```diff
diff --git a/rustracer_amd/host.py b/rustracer_amd/host.py
--- a/rustracer_amd/host.py
+++ b/rustracer_amd/host.py
@@ -287,6 +287,34 @@
         _check(lib().rtxh_scene_shadow_sets(self.h, _p(words, C.c_uint32), C.c_uint64(words.size), _p(nv, C.c_int32), _p(st, C.c_uint64)), "rtxh_scene_shadow_sets")
         return dict(nvox=tuple(int(x) for x in nv), kind=(words & 3).reshape(int(nv[2]), int(nv[1]), int(nv[0]), 2), pairs=int(st[0]), empty=int(st[1]))
 
+    def shadow_rows(self):
+        nn = self.bvh_sizes()[0]
+        nv, nr = np.zeros(3, np.int32), C.c_uint32(0)
+        L = lib()
+        _check(L.rtxh_scene_shadow_sets(self.h, None, C.c_uint64(0), _p(nv, C.c_int32), None), "rtxh_scene_shadow_sets")
+        words = np.zeros(2 * int(np.prod(nv)), np.uint32)
+        cap = 1536 + nn
+        links, starts, stats = np.zeros(cap, np.uint32), np.zeros(16, np.uint32), np.zeros(80, np.float64)
+        leaf, tested = np.zeros(cap, np.uint8), np.zeros(cap, np.uint8)
+        cand = np.zeros(2 * words.size, np.uint64)
+        _check(L.rtxh_scene_shadow_rows(self.h, _p(words, C.c_uint32), C.c_uint64(words.size), _p(nv, C.c_int32), C.byref(nr), _p(links, C.c_uint32), _p(starts, C.c_uint32),
+                                        _p(leaf, C.c_uint8), _p(tested, C.c_uint8), C.c_uint64(cap), _p(stats, C.c_double), _p(cand, C.c_uint64)), "rtxh_scene_shadow_rows")
+        r = int(nr.value)
+        shape = (int(nv[2]), int(nv[1]), int(nv[0]), 2)
+        st = stats.reshape(5, 16)[:, :r]
+        return dict(nvox=tuple(int(x) for x in nv), n_rows=r, words=words.reshape(shape), row=((words >> 2) & 15).reshape(shape), links=links[:r * nn].reshape(r, nn).copy(),
+                    start=starts[:r].copy(), leaf=leaf[:r * nn].reshape(r, nn) > 0, tested=tested[:r * nn].reshape(r, nn) > 0,
+                    cand=cand.reshape(shape + (2,)), segs=st[0], nodes_row0=st[1], nodes_own=st[2], tris_row0=st[3], tris_own=st[4])
+
+    def trace_any_rows(self, rays, rows):
+        rays = np.ascontiguousarray(rays, np.float32)
+        rows = np.ascontiguousarray(rows, np.uint32)
+        n = rays.shape[0]
+        assert rows.shape == (n,)
+        occ = np.zeros(n, np.uint32)
+        _check(lib().rtxh_trace_any_rows(self.h, _p(rays), _p(rows, C.c_uint32), C.c_uint64(n), _p(occ, C.c_uint32)), "trace_any_rows")
+        return occ > 0
+
     def scene_query(self, what):
         return _check(lib().rtxh_scene_query(self.h, C.c_int32(what)), "scene_query")
 
```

___

**TO DO**
The material is to be written out again in full, with no word altered.

**WRITTEN SOLUTION**
```diff
diff --git a/rustracer_amd/host.py b/rustracer_amd/host.py
--- a/rustracer_amd/host.py
+++ b/rustracer_amd/host.py
@@ -287,6 +287,34 @@
         _check(lib().rtxh_scene_shadow_sets(self.h, _p(words, C.c_uint32), C.c_uint64(words.size), _p(nv, C.c_int32), _p(st, C.c_uint64)), "rtxh_scene_shadow_sets")
         return dict(nvox=tuple(int(x) for x in nv), kind=(words & 3).reshape(int(nv[2]), int(nv[1]), int(nv[0]), 2), pairs=int(st[0]), empty=int(st[1]))
 
+    def shadow_rows(self):
+        nn = self.bvh_sizes()[0]
+        nv, nr = np.zeros(3, np.int32), C.c_uint32(0)
+        L = lib()
+        _check(L.rtxh_scene_shadow_sets(self.h, None, C.c_uint64(0), _p(nv, C.c_int32), None), "rtxh_scene_shadow_sets")
+        words = np.zeros(2 * int(np.prod(nv)), np.uint32)
+        cap = 1536 + nn
+        links, starts, stats = np.zeros(cap, np.uint32), np.zeros(16, np.uint32), np.zeros(80, np.float64)
+        leaf, tested = np.zeros(cap, np.uint8), np.zeros(cap, np.uint8)
+        cand = np.zeros(2 * words.size, np.uint64)
+        _check(L.rtxh_scene_shadow_rows(self.h, _p(words, C.c_uint32), C.c_uint64(words.size), _p(nv, C.c_int32), C.byref(nr), _p(links, C.c_uint32), _p(starts, C.c_uint32),
+                                        _p(leaf, C.c_uint8), _p(tested, C.c_uint8), C.c_uint64(cap), _p(stats, C.c_double), _p(cand, C.c_uint64)), "rtxh_scene_shadow_rows")
+        r = int(nr.value)
+        shape = (int(nv[2]), int(nv[1]), int(nv[0]), 2)
+        st = stats.reshape(5, 16)[:, :r]
+        return dict(nvox=tuple(int(x) for x in nv), n_rows=r, words=words.reshape(shape), row=((words >> 2) & 15).reshape(shape), links=links[:r * nn].reshape(r, nn).copy(),
+                    start=starts[:r].copy(), leaf=leaf[:r * nn].reshape(r, nn) > 0, tested=tested[:r * nn].reshape(r, nn) > 0,
+                    cand=cand.reshape(shape + (2,)), segs=st[0], nodes_row0=st[1], nodes_own=st[2], tris_row0=st[3], tris_own=st[4])
+
+    def trace_any_rows(self, rays, rows):
+        rays = np.ascontiguousarray(rays, np.float32)
+        rows = np.ascontiguousarray(rows, np.uint32)
+        n = rays.shape[0]
+        assert rows.shape == (n,)
+        occ = np.zeros(n, np.uint32)
+        _check(lib().rtxh_trace_any_rows(self.h, _p(rays), _p(rows, C.c_uint32), C.c_uint64(n), _p(occ, C.c_uint32)), "trace_any_rows")
+        return occ > 0
+
     def scene_query(self, what):
         return _check(lib().rtxh_scene_query(self.h, C.c_int32(what)), "scene_query")
 
```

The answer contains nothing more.